Quant aux vertus morales qui ont pour matière non les passions mais les opérations (et la justice est une vertu de cette sorte), elles peuvent exister sans les passions, puisque ces vertus appliquent la volonté à son acte propre qui n'est pas une passion. Cependant, l'acte de justice entraîne à sa suite, au moins dans la volonté, une joie qui n'est pas une passion. Pourtant, si cette joie se multiplie par la perfection de la justice, il se produira un rejaillissement de joie jusque dans l'appétit sensible, selon que les facultés inférieures suivent le mouvement des facultés supérieures, comme nous l'avons dit plus haut. Et ainsi, grâce à un tel rejaillissement, plus la vertu sera parfaite, plus elle causera de passion.
Solutions
1. Les passions désordonnées, la vertu les surmonte ; les modérées, elle les suscite.

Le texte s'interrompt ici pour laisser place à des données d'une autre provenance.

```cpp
template <int P>
__device__ __forceinline__ void views_hidden(f32x16 (&av)[4], Ctx& cx) {
  if constexpr (is_split<P>()) {
#pragma unroll
    for (int sl = 0; sl < HS / 2; ++sl) {
      const Unit x0 = cx.xn;
      Unit u1;
      const bf16x8 x0h = __builtin_bit_cast(bf16x8, x0.h), x0l = __builtin_bit_cast(bf16x8, x0.l);
      if (sl == 0) slot_step4x2<P, true, true>(av, cx, x0h, x0l, u1, unit_work<P>(1, 7, cx, u1), unit_work<P>(2, 7, cx, cx.xn));
      else if (sl + 1 == HS / 2) slot_step4x2<P, false, false>(av, cx, x0h, x0l, u1, unit_work<P>(2 * sl + 1, 7, cx, u1), NoWork{});
      else if (sl & 1) slot_step4x2<P, false, false>(av, cx, x0h, x0l, u1, unit_work<P>(2 * sl + 1, 7, cx, u1), unit_work<P>(2 * sl + 2, 7, cx, cx.xn));
      else slot_step4x2<P, false, true>(av, cx, x0h, x0l, u1, unit_work<P>(2 * sl + 1, 7, cx, u1), unit_work<P>(2 * sl + 2, 7, cx, cx.xn));
    }
  } else {
#pragma unroll
    for (int ks = 0; ks < HS; ks += 2) {
      {
        const Unit xc = cx.xn;
        if (ks == 0) slot_step4<P, true, true>(av, cx, __builtin_bit_cast(bf16x8, xc.h), __builtin_bit_cast(bf16x8, xc.l), unit_work<P>(ks + 1, 7, cx, cx.xn));
        else slot_step4<P, false, true>(av, cx, __builtin_bit_cast(bf16x8, xc.h), __builtin_bit_cast(bf16x8, xc.l), unit_work<P>(ks + 1, 7, cx, cx.xn));
      }
      {
        const Unit xc = cx.xn;
        if (ks + 2 < HS) slot_step4<P, false, false>(av, cx, __builtin_bit_cast(bf16x8, xc.h), __builtin_bit_cast(bf16x8, xc.l), unit_work<P>(ks + 2, 7, cx, cx.xn));
        else slot_step4<P, false, false>(av, cx, __builtin_bit_cast(bf16x8, xc.h), __builtin_bit_cast(bf16x8, xc.l), NoWork{});
      }
    }
  }
}
template <int P>
__device__ __forceinline__ void views_extras(f32x16 (&av)[4], Ctx& cx, const bf16x8 (&eh)[VS], const bf16x8 (&el)[VS]) {
  if constexpr (is_split<P>()) {
    Unit u1;
    u1.h = __builtin_bit_cast(u32x4, eh[1]); u1.l = __builtin_bit_cast(u32x4, el[1]);
    slot_step4x2<P, false, true>(av, cx, eh[0], el[0], u1, NoWork{}, NoWork{});
    slot_step4<P, false, false>(av, cx, eh[2], el[2], NoWork{});
  } else {
#pragma unroll
    for (int e = 0; e < VS; ++e) {
      if (e & 1) slot_step4<P, false, false>(av, cx, eh[e], el[e], NoWork{});
      else slot_step4<P, false, true>(av, cx, eh[e], el[e], NoWork{});
    }
  }
}

template <int P, bool FIRST>
__device__ __forceinline__ void ipe_steps(f32x16 (&acc)[8], Ctx& cx, const float* ipe_src) {
  auto operand = [&](int m, bf16x8& ph, bf16x8& pl) {
    ph = __builtin_bit_cast(bf16x8, *reinterpret_cast<const u32x4*>(ipe_src + (is_split<P>() ? (m * 2 + 0) : m) * 256));
    pl = ph;
    if constexpr (is_split<P>()) pl = __builtin_bit_cast(bf16x8, *reinterpret_cast<const u32x4*>(ipe_src + (m * 2 + 1) * 256));
  };
#pragma unroll
  for (int m = 0; m < XS; m += 2) {
    bf16x8 ph, pl;
    operand(m, ph, pl);
    if (m == 0) slot_step8<P, FIRST, true>(acc, cx, ph, pl, NoWork{});
    else slot_step8<P, false, true>(acc, cx, ph, pl, NoWork{});
    operand(m + 1, ph, pl);
    if (m + 2 == XS) slot_step8<P, false, false>(acc, cx, ph, pl, AccTake<P>{acc, cx});
    else slot_step8<P, false, false>(acc, cx, ph, pl, NoWork{});
  }
}

struct Tap7Workspace {
  static constexpr bool on = false;
  __device__ __forceinline__ void fn(Ctx&) const {}
};
template <class F>
struct Tap7InRegisters {
  bool on;
  F fn;
};

template <int P, class Tap7 = Tap7Workspace>
// ... 33 lines not shown
```

Baseline: 365.4 million.

## Interleave weight-ring DMA pieces with MFMAs and skip empty appearance slot

The ring prefetch is reworked. Only two slots are opened up front, and on even steps the next slots are requested in 1 KB pieces placed between individual MFMAs, using precomputed voffset/LDS bases kept in Ctx. Odd steps now only wait and barrier, where before they issued two full slot DMAs in a burst. The views stage also skips the third extras MFMA slot when there is no appearance row, since those inputs are zero. This risks desync in ring slot accounting, because skipping a slot step changes the g count, and the opening wait is now a full vmcnt(0).

Measured after the change: 375.8 million (median of 6 runs). +2.9%, better.

```diff
diff --git a/nerfmatch_amd/csrc/nerf_fwd_bf16.hip b/nerfmatch_amd/csrc/nerf_fwd_bf16.hip
--- a/nerfmatch_amd/csrc/nerf_fwd_bf16.hip
+++ b/nerfmatch_amd/csrc/nerf_fwd_bf16.hip
@@ -222,8 +222,7 @@
       sm_dn[js] = dnorm;
     }
 
-#pragma unroll
-    for (int g0 = 0; g0 < ring_ahead<P>(); ++g0) dma_slot<P>(blob_slots, g0, ring, wave, lane);
+    ring_open<P>(blob_slots, ring, wave, lane);
 
     {
       float* dst = sm_ipe + wave * (XS * 2 * 64 * 4) + lane * 4;
@@ -265,8 +264,7 @@
     cx.tap_pref = need_tap && !lo_pass && !early; cx.rgb = need_rgb;
     cx.tap_ring = ring + wave * SLOT_FLOATS; cx.tap_ipe = sm_ipe + wave * (XS * 2 * 64 * 4);
     if constexpr (is_split<P>()) {
-      NM_WAIT_VMCNT(8);
-      __builtin_amdgcn_s_barrier();
+      ring_open_wait<P>(cx);
     } else {
       ring_acquire<P>(blob_slots, 0, nslots, ring, wave, lane);
     }
@@ -435,7 +433,7 @@
         if constexpr (is_split<P>()) split8_p<P>(v8, exh[e], exl[e]);
         else exh[e] = exl[e] = pack8_f16(v8);
       }
-      views_extras<P>(av, cx, exh, exl);
+      views_extras<P>(av, cx, exh, exl, a.app_row == nullptr);
       TRACE(11);
       NM_MLP_DONE_WAIT();
       if (cx.tap_pref) tap_prefetch<0>(cx);
diff --git a/nerfmatch_amd/csrc/nerf_points_bf16.hip b/nerfmatch_amd/csrc/nerf_points_bf16.hip
--- a/nerfmatch_amd/csrc/nerf_points_bf16.hip
+++ b/nerfmatch_amd/csrc/nerf_points_bf16.hip
@@ -53,8 +53,7 @@
     __syncthreads();
     const int sample = bid * TILE + wave * 32 + s;
     const size_t sc = (size_t)(sample < a.n ? sample : a.n - 1);
-#pragma unroll
-    for (int g0 = 0; g0 < ring_ahead<P>(); ++g0) dma_slot<P>(blob_slots, g0, ring, wave, lane);
+    ring_open<P>(blob_slots, ring, wave, lane);
     float vdir[3] = {0.f, 0.f, 0.f};
     {
       float* dst = sm_ipe + wave * (XS * 2 * 64 * 4) + lane * 4;
@@ -117,8 +116,7 @@
     cx.vmax = 0.f; cx.rng = nullptr; cx.sc = 1.f; cx.tap_pref = false; cx.rgb = true; cx.tap_ring = nullptr; cx.tap_ipe = nullptr;
     cx.gptr = a.gates + (size_t)bid * 9 * 256 + tid;
     cx.gbits[0] = cx.gbits[1] = cx.gbits[2] = cx.gbits[3] = 0u;
-    NM_WAIT_VMCNT(8);
-    __builtin_amdgcn_s_barrier();
+    ring_open_wait<P>(cx);
     load_half<P>(cx.opA, ring, lane, 0);
     const float* ipe_src = sm_ipe + wave * (XS * 2 * 64 * 4) + lane * 4;
     f32x16 acc[8];
@@ -164,7 +162,7 @@
         }
         split8_p<P>(v8, exh[e], exl[e]);
       }
-      views_extras<P>(av, cx, exh, exl);
+      views_extras<P>(av, cx, exh, exl, RAYS && a.app_row == nullptr);
     }
     const float* bv = sm_small + OFF_BVIEWS + 4 * hh;
     const float* wr = sm_small + OFF_WRGB + 4 * hh;
@@ -305,8 +303,7 @@
     const int sample = bid * TILE + wave * 32 + s;
     const bool valid = sample < a.n;
     const size_t sc = (size_t)(valid ? sample : a.n - 1);
-#pragma unroll
-    for (int g0 = 0; g0 < ring_ahead<0>(); ++g0) dma_slot<0>(blob_slots, g0, ring, wave, lane);
+    ring_open<0>(blob_slots, ring, wave, lane);
     const u32x4* gt = a.gates + (size_t)bid * 9 * 256 + tid;
     const f32x4 g4 = *reinterpret_cast<const f32x4*>(a.g4 + sc * 4);
     Ctx cx;
@@ -332,8 +329,7 @@
           }
         }
     }
-    NM_WAIT_VMCNT(8);
-    __builtin_amdgcn_s_barrier();
+    ring_open_wait<0>(cx);
     load_half<0>(cx.opA, ring, lane, 0);
     const u32x4 none = {0u, 0u, 0u, 0u};
     f32x16 acc[8];
diff --git a/nerfmatch_amd/csrc/nerf_split_chain.h b/nerfmatch_amd/csrc/nerf_split_chain.h
--- a/nerfmatch_amd/csrc/nerf_split_chain.h
+++ b/nerfmatch_amd/csrc/nerf_split_chain.h
@@ -71,12 +71,9 @@
   if constexpr (is_split<P>()) dma_slot<P>(blob_slots, g + ring_ahead<P>(), ring, wave, lane);
 }
 
-template <int P>
-__device__ __forceinline__ void ring_acquire_two(const char* blob_slots, int g, float* ring, int wave, int lane) {
+__device__ __forceinline__ void ring_acquire_two() {
   asm volatile("s_waitcnt vmcnt(0) lgkmcnt(0)" ::: "memory");
   __builtin_amdgcn_s_barrier();
-  dma_slot<P>(blob_slots, g + 3, ring, wave, lane);
-  dma_slot<P>(blob_slots, g + 4, ring, wave, lane);
 }
 
 __device__ __forceinline__ void ring_acquire_pair(const char* blob_slots, int g, float* ring, int wave, int lane) {
@@ -116,6 +113,8 @@
   int nslots, wave, lane, hi;
   int tap;
   int g;
+  unsigned dma_voff;
+  unsigned dma_lds;
   OpHalf opA;
   OpHalf opB;
   Unit xn;
@@ -127,6 +126,37 @@
   unsigned gbits[4];
   float hv[128];
 };
+
+template <int P>
+__device__ __forceinline__ void ring_request(const Ctx& cx, int g, int j) {
+  const int slot = g + 2 + (j >> 2);
+  const char* base = cx.blob_slots + (size_t)slot * slot_bytes<P>();
+  const unsigned lds = cx.dma_lds + (unsigned)(slot & (ring_slots<P>() - 1)) * slot_bytes<P>();
+  unsigned m0_saved;
+#define NM_DMA_PIECE(OFS)                                                                                                        \
+  asm volatile("s_mov_b32 %0, m0\n\ts_mov_b32 m0, %1\n\tglobal_load_lds_dwordx4 %2, %3 offset:" #OFS "\n\ts_mov_b32 m0, %0" \
+               : "=&s"(m0_saved) : "s"(lds), "v"(cx.dma_voff), "s"(base) : "memory")
+  switch (j & 3) {
+    case 0: NM_DMA_PIECE(0); break;
+    case 1: NM_DMA_PIECE(1024); break;
+    case 2: NM_DMA_PIECE(2048); break;
+    default: NM_DMA_PIECE(3072); break;
+  }
+#undef NM_DMA_PIECE
+}
+template <int P>
+__device__ __forceinline__ void ring_open(const char* blob_slots, float* ring, int wave, int lane) {
+#pragma unroll
+  for (int g0 = 0; g0 < (is_split<P>() ? 2 : ring_ahead<P>()); ++g0) dma_slot<P>(blob_slots, g0, ring, wave, lane);
+}
+template <int P>
+__device__ __forceinline__ void ring_open_wait(Ctx& cx) {
+  cx.dma_voff = (unsigned)(cx.wave * (slot_bytes<P>() / 4) + cx.lane * 16);
+  const float* q = cx.ring + cx.wave * (slot_floats<P>() / 4);
+  cx.dma_lds = (unsigned)__builtin_amdgcn_readfirstlane((int)(unsigned)(size_t)(const __attribute__((address_space(3))) float*)q);
+  NM_WAIT_VMCNT(0);
+  __builtin_amdgcn_s_barrier();
+}
 
 __device__ __forceinline__ unsigned gate_byte(const u32x4& h) {
   const unsigned w0 = h[0], w1 = h[1], w2 = h[2], w3 = h[3];
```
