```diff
@@ -641,9 +724,17 @@
     refresh_trig(l, t.n);
     __syncthreads();
   }
+  bool flat = false;
+  if constexpr (FAST) {
+    flat = t.flat_total > 0;
+    if (flat) {
+      flat_distances<false>(c, sc, t, l);
+      __syncthreads();
+    }
+  }
   Accum A;
   A.clear_chi();
-  evaluate_pass<FAST, 0>(c, sc, t, l, nc, A);
+  evaluate_pass<FAST, 0>(c, sc, t, l, nc, A, flat);
   cats[0] = A.chi[0]; cats[1] = A.chi[1]; cats[2] = A.chi[2]; cats[3] = A.chi[3];
   block_sum<5>(cats, l.red);
 }
@@ -2705,6 +2796,37 @@
     }
     __threadfence_block();
     __syncthreads();
+    t.flat_total = 0;
+    if constexpr (FAST && SOLVER != SOLVER_BANDG && JMODE == TEB_AMD_JACOBIAN_ANALYTIC) {
+      TEB_IF_FAST(FAST) {
+        int* const fhdr = reinterpret_cast<int*>(Hbk + bt.hmat_stride - flat_tail_doubles(S));
+        int* const foff = fhdr + kFlatHeaderInts;
+        int* const ftab = foff + flat_off_ints(S);
+        int* const scan = reinterpret_cast<int*>(l.Db);
+        const bool wanted = obst_edges && TEB_CFGI(NEW_ASSOCIATION) && args.no_balanced_obstacle_edges == 0;
+        const int lane = tid & 63, wv = tid >> 6;
+        const int my = (wanted && tid >= 1 && tid <= n - 2) ? assoc_cnt[tid] : 0;
+        int inc = my;
+#pragma unroll
+        for (int o = 1; o < 64; o <<= 1) { const int v = __shfl_up(inc, o, 64); if (lane >= o) inc += v; }
+        if (lane == 63) scan[wv] = inc;
+        __syncthreads();
+        int before = 0, total = 0;
+#pragma unroll
+        for (int w = 0; w < kWaves; ++w) { const int v = scan[w]; if (w < wv) before += v; total += v; }
+        total = uni_i(total);
+        const bool flat_ok = total > 0 && total <= kFlatItemsPerPose * S && 3 * total <= plan.off_b - plan.off_H && sc.n_static < (1 << kFlatPoseShift);
+        if (flat_ok) {
+          const int first = before + inc - my;
+          if (tid <= n - 2) foff[tid] = first;
+          for (int k = 0; k < my; ++k) ftab[first + k] = (tid << kFlatPoseShift) | assoc[(size_t)k * S + tid];
+          t.flat_total = total; t.flat_off = foff; t.flat_tab = ftab;
+        }
+        if (tid == 0) { fhdr[0] = flat_ok ? total : 0; fhdr[1] = total; }
+        __threadfence_block();
+        __syncthreads();
+      }
+    }
     LNP(11);
     PROF_END(1);
 
diff --git a/teb_local_planner_amd/planner.py b/teb_local_planner_amd/planner.py
--- a/teb_local_planner_amd/planner.py
+++ b/teb_local_planner_amd/planner.py
@@ -61,6 +61,8 @@
         L.teb_amd_debug_distance.argtypes = [vp, C.c_int32, _abi.p_i32, _abi.p_f64, _abi.p_f64, _abi.p_f64,
                                              _abi.p_i32, _abi.p_f64, _abi.p_f64, _abi.p_f64]
         L.teb_amd_debug_assoc_overflow.argtypes = [vp, _abi.p_i32]
+        if hasattr(L, "teb_amd_debug_balanced_items"):
+            L.teb_amd_debug_balanced_items.argtypes = [vp, C.c_int32, _abi.p_i32, _abi.p_i32]
         L.teb_amd_debug_stream.argtypes = [vp, C.c_int64, C.c_int32]
         L.teb_amd_debug_profile.argtypes = [vp, _abi.p_f64]
         d, i32 = C.c_double, C.c_int32
@@ -562,6 +564,11 @@
         _chk(lib().teb_amd_debug_assoc_overflow(self._h, _abi._ptr(f, C.c_int32)), "debug_assoc_overflow")
         return f
 
+    def debug_balanced_items(self, band=0):
+        a, b = C.c_int32(0), C.c_int32(0)
+        _chk(lib().teb_amd_debug_balanced_items(self._h, int(band), C.byref(a), C.byref(b)), "debug_balanced_items")
+        return a.value, b.value
+
 
 def make_solver(cfg, obst, via, batch, device=0, stream=None, max_tebs=None, max_poses=None, options=None):
     nverts = len(obst.vert_x)
```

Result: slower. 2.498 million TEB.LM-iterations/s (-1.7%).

2. Si elles sont désordonnées, les passions induisent à pécher ; mais non si elles sont modérées.
3. En tout être, le bien est envisagé selon la condition de sa nature. Or en Dieu et dans les anges il n'y a pas comme chez nous d'appétit sensible. C'est pourquoi leur bonne action se passe tout à fait de la passion comme du corps, tandis que la nôtre s'accompagne de passion et recourt aux services du corps.